Many participants look like seasoned hikers look: in hiking pants, on sturdy mountain boots. For others, it’s literally a crusade in jeans — and in sneakers. Such as for Piet Hermus (55), an arable farmer from Zevenbergschenhoek. On October 4, he harvested the last potatoes. The sugar beet harvest starts in November. So in between he had some time to walk to Glasgow.
dead rat
A farmer who joins a climate march, it’s rare, but he doesn’t think it’s weird. “The majority of farmers experience climate change firsthand. I have seen since 1998 that it is raining more and more often and harder. Holland drowns. And at the same time, the soil is becoming drier.”

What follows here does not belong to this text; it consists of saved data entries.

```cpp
template <class WG, class SR = double>
struct Solver {
    WG& wg;
    const GridDev& grid;
    const OptParams& P;
    const BatchDev& bd;
    const TrajDesc& td;
    int Nxy, Nyaw, n, S, K, mem, CH, CHP, recd;
    int CHS;
    int* rtag;
    double *x, *xp, *g, *gp, *d, *cxy, *cyaw, *Gxy, *Gyaw, *gamxy, *gamyaw, *bt, *rec, *wtab, *ttab, *pf, *hd;
    double* ab;
    int* abn;
    static constexpr int AB_DOUBLES = 4;
    double* up;
    static constexpr int UP_DOUBLES = 6;
    UPH_HD void tally(int k, bool yes) {
#if defined(__HIP_DEVICE_COMPILE__)
        if (yes && wg.wave == 0) abn[k] = abn[k] + 1;
#else
        if (yes) abn[k]++;
#endif
// ... 802 lines not shown

    UPH_HD void initScaling(double* x0) {
        generate<false>(x0, 0.0);
        const double tau = x0[0];
        const double dTau = getTtoTauGrad(tau);
        double js[3];
        expand(x0, 1.0, js);
        double sm[3] = {0.0, 0.0, 0.0};
        for (int s0 = 0; s0 < S; s0 += CHS) {
            const int cnt = S - s0 < CHS ? S - s0 : CHS;
            double part[3];
            wg.template sum<3>(cnt, part, [&](int t, double* acc) { sampleObjective(s0 + t, t, acc); });
            sm[0] += part[0]; sm[1] += part[1]; sm[2] += part[2];
            scatterChunk(s0, cnt);
        }
        double chx, chy;
        adjoint(chx, chy);
        const double gTau_fx = (P.rho_T + (js[1] + sm[1] + chx) / Nxy + (js[2] + sm[2] + chy) / Nyaw) * dTau;
        const double mq = wg.maxv((Nxy - 1) * 2 + (Nyaw - 1), [&](int t) {
            return t < (Nxy - 1) * 2 ? fabs(gamxy[3 * 2 + t]) : fabs(gamyaw[3 + (t - (Nxy - 1) * 2)]);
        });
        scale_fx = wg.bcast(1.0 / dmax(1.0, dmax(mq, fabs(gTau_fx))));
        wg.pfor(2, [&](int u) { fillTimes(u); });
        wg.pfor(S, [&](int s) { scalingSample(s, dTau); });
    }

    UPH_HD void scalingSample(int s, double dTau) {
        const int i = divSmall(s, K + 1, inv_k1), j = s - i * (K + 1);
        Kin k;
        kin(i, j, k);
#if !defined(UPH_SCALING_GROUPS) || UPH_SCALING_GROUPS == 2
        scalingGroup<0, 4>(s, i, j, k, dTau);
        scalingGroup<4, 3>(s, i, j, k, dTau);
#elif UPH_SCALING_GROUPS == 3
        scalingGroup<0, 3>(s, i, j, k, dTau);
        scalingGroup<3, 2>(s, i, j, k, dTau);
        scalingGroup<5, 2>(s, i, j, k, dTau);
#else
        scalingGroup<0, 7>(s, i, j, k, dTau);
#endif
    }
    template <int Q0, int NQS>
    UPH_HD void scalingGroup(int s, int i, int j, const Kin& k, double dTau) {
        const int nbx = Nxy + 5, nby = Nyaw + 5;
        const double Tx = Txy, Ty = Tyaw, itx = 1.0 / Txy, ity = 1.0 / Tyaw;
        const double gravity = grid.gravity;
        const double alpha = 1.0 / K * j;
        const double icvx = k.tv[0], icvy = k.tv[2], icxi = k.tv[5];
        const int m = k.yaw_idx;
        double dpL[NQS][2], dvL[NQS][2], daL[NQS][2], dpR[NQS][2], dvR[NQS][2], daR[NQS][2];
        double ypL[NQS], yvL[NQS], yaL[NQS], ypR[NQS], yvR[NQS], yaR[NQS];
        double sumx[NQS], sumy[NQS], mx[NQS];
#pragma unroll
        for (int qi = 0; qi < NQS; qi++) {
            const int q = Q0 + qi;
            double gp_[2] = {0, 0}, gv_[2] = {0, 0}, ga_[2] = {0, 0}, gyaw = 0.0, gdyaw = 0.0, gse2[3];
            if (q == 0) {
                gv_[0] = k.syaw; gv_[1] = -k.cyaw;
                gyaw = k.vel[0] * k.cyaw + k.vel[1] * k.syaw;
            } else if (q == 1) {
                for (int t = 0; t < 2; t++) gv_[t] = 1.0 * icvx * icvx * 2.0 * k.vel[t];
                for (int t = 0; t < 3; t++) gse2[t] = 1.0 * k.v_norm * k.v_norm * 2.0 * icvx * k.tg[0][t];
                gp_[0] = gse2[0]; gp_[1] = gse2[1]; gyaw = gse2[2];
            } else if (q == 2) {
                const double gax = 2.0 * k.ax;
                ga_[0] = gax * icvx * k.cyaw; ga_[1] = gax * icvx * k.syaw;
                gyaw = gax * icvx * k.lat_acc;
// ... 31 lines not shown
                chain_y += -(double)kk * cyaw[6 * m + kk] * ity * vy;
                gy_[kk] = vy * sy;
                sx *= itx; sy *= ity;
            }
            double tx = ((gp_[0] * k.vel[0] + gp_[1] * k.vel[1]) + (gv_[0] * k.acc[0] + gv_[1] * k.acc[1]) + (ga_[0] * k.jer[0] + ga_[1] * k.jer[1])) * alpha;
            const double yawdot = gyaw * k.dyaw + gdyaw * k.d2yaw;
            tx += yawdot * (alpha + i);
            const double ty = -yawdot * m;
            sumx[qi] = tx + chain_x;
            sumy[qi] = ty + chain_y;
            mx[qi] = 0.0;
            for (int t = 0; t < 2; t++) {
                const double g0 = gx_[0][t], g1 = gx_[1][t], g2 = gx_[2][t], g3 = gx_[3][t], g4 = gx_[4][t], g5 = gx_[5][t];
                dpL[qi][t] = g0 - 10.0 * g3 + 15.0 * g4 - 6.0 * g5; dvL[qi][t] = g1 - 6.0 * g3 + 8.0 * g4 - 3.0 * g5; daL[qi][t] = 0.5 * g2 - 1.5 * g3 + 1.5 * g4 - 0.5 * g5;
                dpR[qi][t] = 10.0 * g3 - 15.0 * g4 + 6.0 * g5; dvR[qi][t] = -4.0 * g3 + 7.0 * g4 - 3.0 * g5; daR[qi][t] = 0.5 * g3 - g4 + 0.5 * g5;
            }
            {
                const double g0 = gy_[0], g1 = gy_[1], g2 = gy_[2], g3 = gy_[3], g4 = gy_[4], g5 = gy_[5];
                ypL[qi] = g0 - 10.0 * g3 + 15.0 * g4 - 6.0 * g5; yvL[qi] = g1 - 6.0 * g3 + 8.0 * g4 - 3.0 * g5; yaL[qi] = 0.5 * g2 - 1.5 * g3 + 1.5 * g4 - 0.5 * g5;
                ypR[qi] = 10.0 * g3 - 15.0 * g4 + 6.0 * g5; yvR[qi] = -4.0 * g3 + 7.0 * g4 - 3.0 * g5; yaR[qi] = 0.5 * g3 - g4 + 0.5 * g5;
            }
        }
        const bool inL = i >= 1, inR = i + 1 <= Nxy - 1;
        const auto WL = UPH_AS_GLOBAL(Wr_xy + (size_t)(inL ? 2 * (i - 1) : 0) * nbx);
        const auto WR = UPH_AS_GLOBAL(Wr_xy + (size_t)(inR ? 2 * i : 0) * nbx);
        const int pcL = knotCol(i, Nxy), pcR = knotCol(i + 1, Nxy);
        for (int c0 = 3; c0 < Nxy + 2; c0 += UPH_SCALING_WB) {
            double w[4][UPH_SCALING_WB];
#pragma unroll
            for (int u = 0; u < UPH_SCALING_WB; u++) {
                const int cc = c0 + u < Nxy + 2 ? c0 + u : Nxy + 1;
                w[0][u] = WL[cc]; w[1][u] = WL[nbx + cc]; w[2][u] = WR[cc]; w[3][u] = WR[nbx + cc];
            }
#pragma unroll
            for (int q = 0; q < NQS; q++) {
                const double c00 = inL ? dvL[q][0] : 0.0, c01 = inL ? dvL[q][1] : 0.0, c10 = inL ? daL[q][0] : 0.0, c11 = inL ? daL[q][1] : 0.0;
                const double c20 = inR ? dvR[q][0] : 0.0, c21 = inR ? dvR[q][1] : 0.0, c30 = inR ? daR[q][0] : 0.0, c31 = inR ? daR[q][1] : 0.0;
                double mq = mx[q];
#pragma unroll
                for (int u = 0; u < UPH_SCALING_WB; u++) {
                    const int col = c0 + u;
                    double a0 = (w[0][u] * c00 + w[1][u] * c10) + (w[2][u] * c20 + w[3][u] * c30);
                    double a1 = (w[0][u] * c01 + w[1][u] * c11) + (w[2][u] * c21 + w[3][u] * c31);
                    if (col == pcL) { a0 += dpL[q][0]; a1 += dpL[q][1]; }
                    if (col == pcR) { a0 += dpR[q][0]; a1 += dpR[q][1]; }
                    if (col < Nxy + 2) mq = dmax(mq, dmax(fabs(a0), fabs(a1)));
                }
                mx[q] = mq;
            }
        }
        double htx[NQS], hty[NQS];
        {
            const int sc[4] = {1, 2, Nxy + 3, Nxy + 4};
            double w[4][4];
#pragma unroll
            for (int u = 0; u < 4; u++) { w[0][u] = WL[sc[u]]; w[1][u] = WL[nbx + sc[u]]; w[2][u] = WR[sc[u]]; w[3][u] = WR[nbx + sc[u]]; }
#pragma unroll
            for (int q = 0; q < NQS; q++) {
                const double c00 = inL ? dvL[q][0] : 0.0, c01 = inL ? dvL[q][1] : 0.0, c10 = inL ? daL[q][0] : 0.0, c11 = inL ? daL[q][1] : 0.0;
                const double c20 = inR ? dvR[q][0] : 0.0, c21 = inR ? dvR[q][1] : 0.0, c30 = inR ? daR[q][0] : 0.0, c31 = inR ? daR[q][1] : 0.0;
                double a0[4], a1[4];
#pragma unroll
                for (int u = 0; u < 4; u++) {
                    a0[u] = (w[0][u] * c00 + w[1][u] * c10) + (w[2][u] * c20 + w[3][u] * c30);
                    a1[u] = (w[0][u] * c01 + w[1][u] * c11) + (w[2][u] * c21 + w[3][u] * c31);
                }
                if (!inL) { a0[0] += dvL[q][0]; a1[0] += dvL[q][1]; a0[1] += daL[q][0]; a1[1] += daL[q][1]; }
                if (!inR) { a0[2] += dvR[q][0]; a1[2] += dvR[q][1]; a0[3] += daR[q][0]; a1[3] += daR[q][1]; }
                double headtail_x = 0.0;
                headtail_x += a0[0] * hd[2] + a1[0] * hd[3];
                headtail_x += 2.0 * Tx * (a0[1] * hd[4] + a1[1] * hd[5]);
                headtail_x += a0[2] * hd[8] + a1[2] * hd[9];
                headtail_x += 2.0 * Tx * (a0[3] * hd[10] + a1[3] * hd[11]);
                htx[q] = headtail_x;
            }
        }
        const bool yL = m >= 1, yR = m + 1 <= Nyaw - 1;
        const auto VL = UPH_AS_GLOBAL(Wr_yaw + (size_t)(yL ? 2 * (m - 1) : 0) * nby);
        const auto VR = UPH_AS_GLOBAL(Wr_yaw + (size_t)(yR ? 2 * m : 0) * nby);
        const int qL = knotCol(m, Nyaw), qR = knotCol(m + 1, Nyaw);
        for (int c0 = 3; c0 < Nyaw + 2; c0 += UPH_SCALING_WB) {
            double w[4][UPH_SCALING_WB];
#pragma unroll
            for (int u = 0; u < UPH_SCALING_WB; u++) {
                const int cc = c0 + u < Nyaw + 2 ? c0 + u : Nyaw + 1;
                w[0][u] = VL[cc]; w[1][u] = VL[nby + cc]; w[2][u] = VR[cc]; w[3][u] = VR[nby + cc];
            }
#pragma unroll
            for (int q = 0; q < NQS; q++) {
                const double y0_ = yL ? yvL[q] : 0.0, y1_ = yL ? yaL[q] : 0.0, y2_ = yR ? yvR[q] : 0.0, y3_ = yR ? yaR[q] : 0.0;
                double mq = mx[q];
#pragma unroll
                for (int u = 0; u < UPH_SCALING_WB; u++) {
                    const int col = c0 + u;
                    double a0 = (w[0][u] * y0_ + w[1][u] * y1_) + (w[2][u] * y2_ + w[3][u] * y3_);
                    if (col == qL) a0 += ypL[q];
                    if (col == qR) a0 += ypR[q];
                    if (col < Nyaw + 2) mq = dmax(mq, fabs(a0));
                }
                mx[q] = mq;
            }
        }
        {
            const int sc[4] = {1, 2, Nyaw + 3, Nyaw + 4};
            double w[4][4];
#pragma unroll
            for (int u = 0; u < 4; u++) { w[0][u] = VL[sc[u]]; w[1][u] = VL[nby + sc[u]]; w[2][u] = VR[sc[u]]; w[3][u] = VR[nby + sc[u]]; }
#pragma unroll
            for (int q = 0; q < NQS; q++) {
                const double y0_ = yL ? yvL[q] : 0.0, y1_ = yL ? yaL[q] : 0.0, y2_ = yR ? yvR[q] : 0.0, y3_ = yR ? yaR[q] : 0.0;
                double a0[4];
#pragma unroll
                for (int u = 0; u < 4; u++) a0[u] = (w[0][u] * y0_ + w[1][u] * y1_) + (w[2][u] * y2_ + w[3][u] * y3_);
                if (!yL) { a0[0] += yvL[q]; a0[1] += yaL[q]; }
                if (!yR) { a0[2] += yvR[q]; a0[3] += yaR[q]; }
                double headtail_y = 0.0;
// ... 453 lines not shown
```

Hermus was probably the first farmer to come to Amsterdam with a tractor in 2019, in protest against climate change. His message is not for everyone. He received death threats and a dry, dead rat. “But if they intimidate me, I go up a gear.” Among the climate walkers he also hears a lot of “nonsense” these weeks, he says. “but we share the same concerns.”
Hermus thinks it’s a nice budget trip, this ‘vegan food cruise’. Urgenda has asked all hotels if they want to cook vegan meals for the walkers. And along the way there are interesting speakers and visits to innovative companies and climate projects.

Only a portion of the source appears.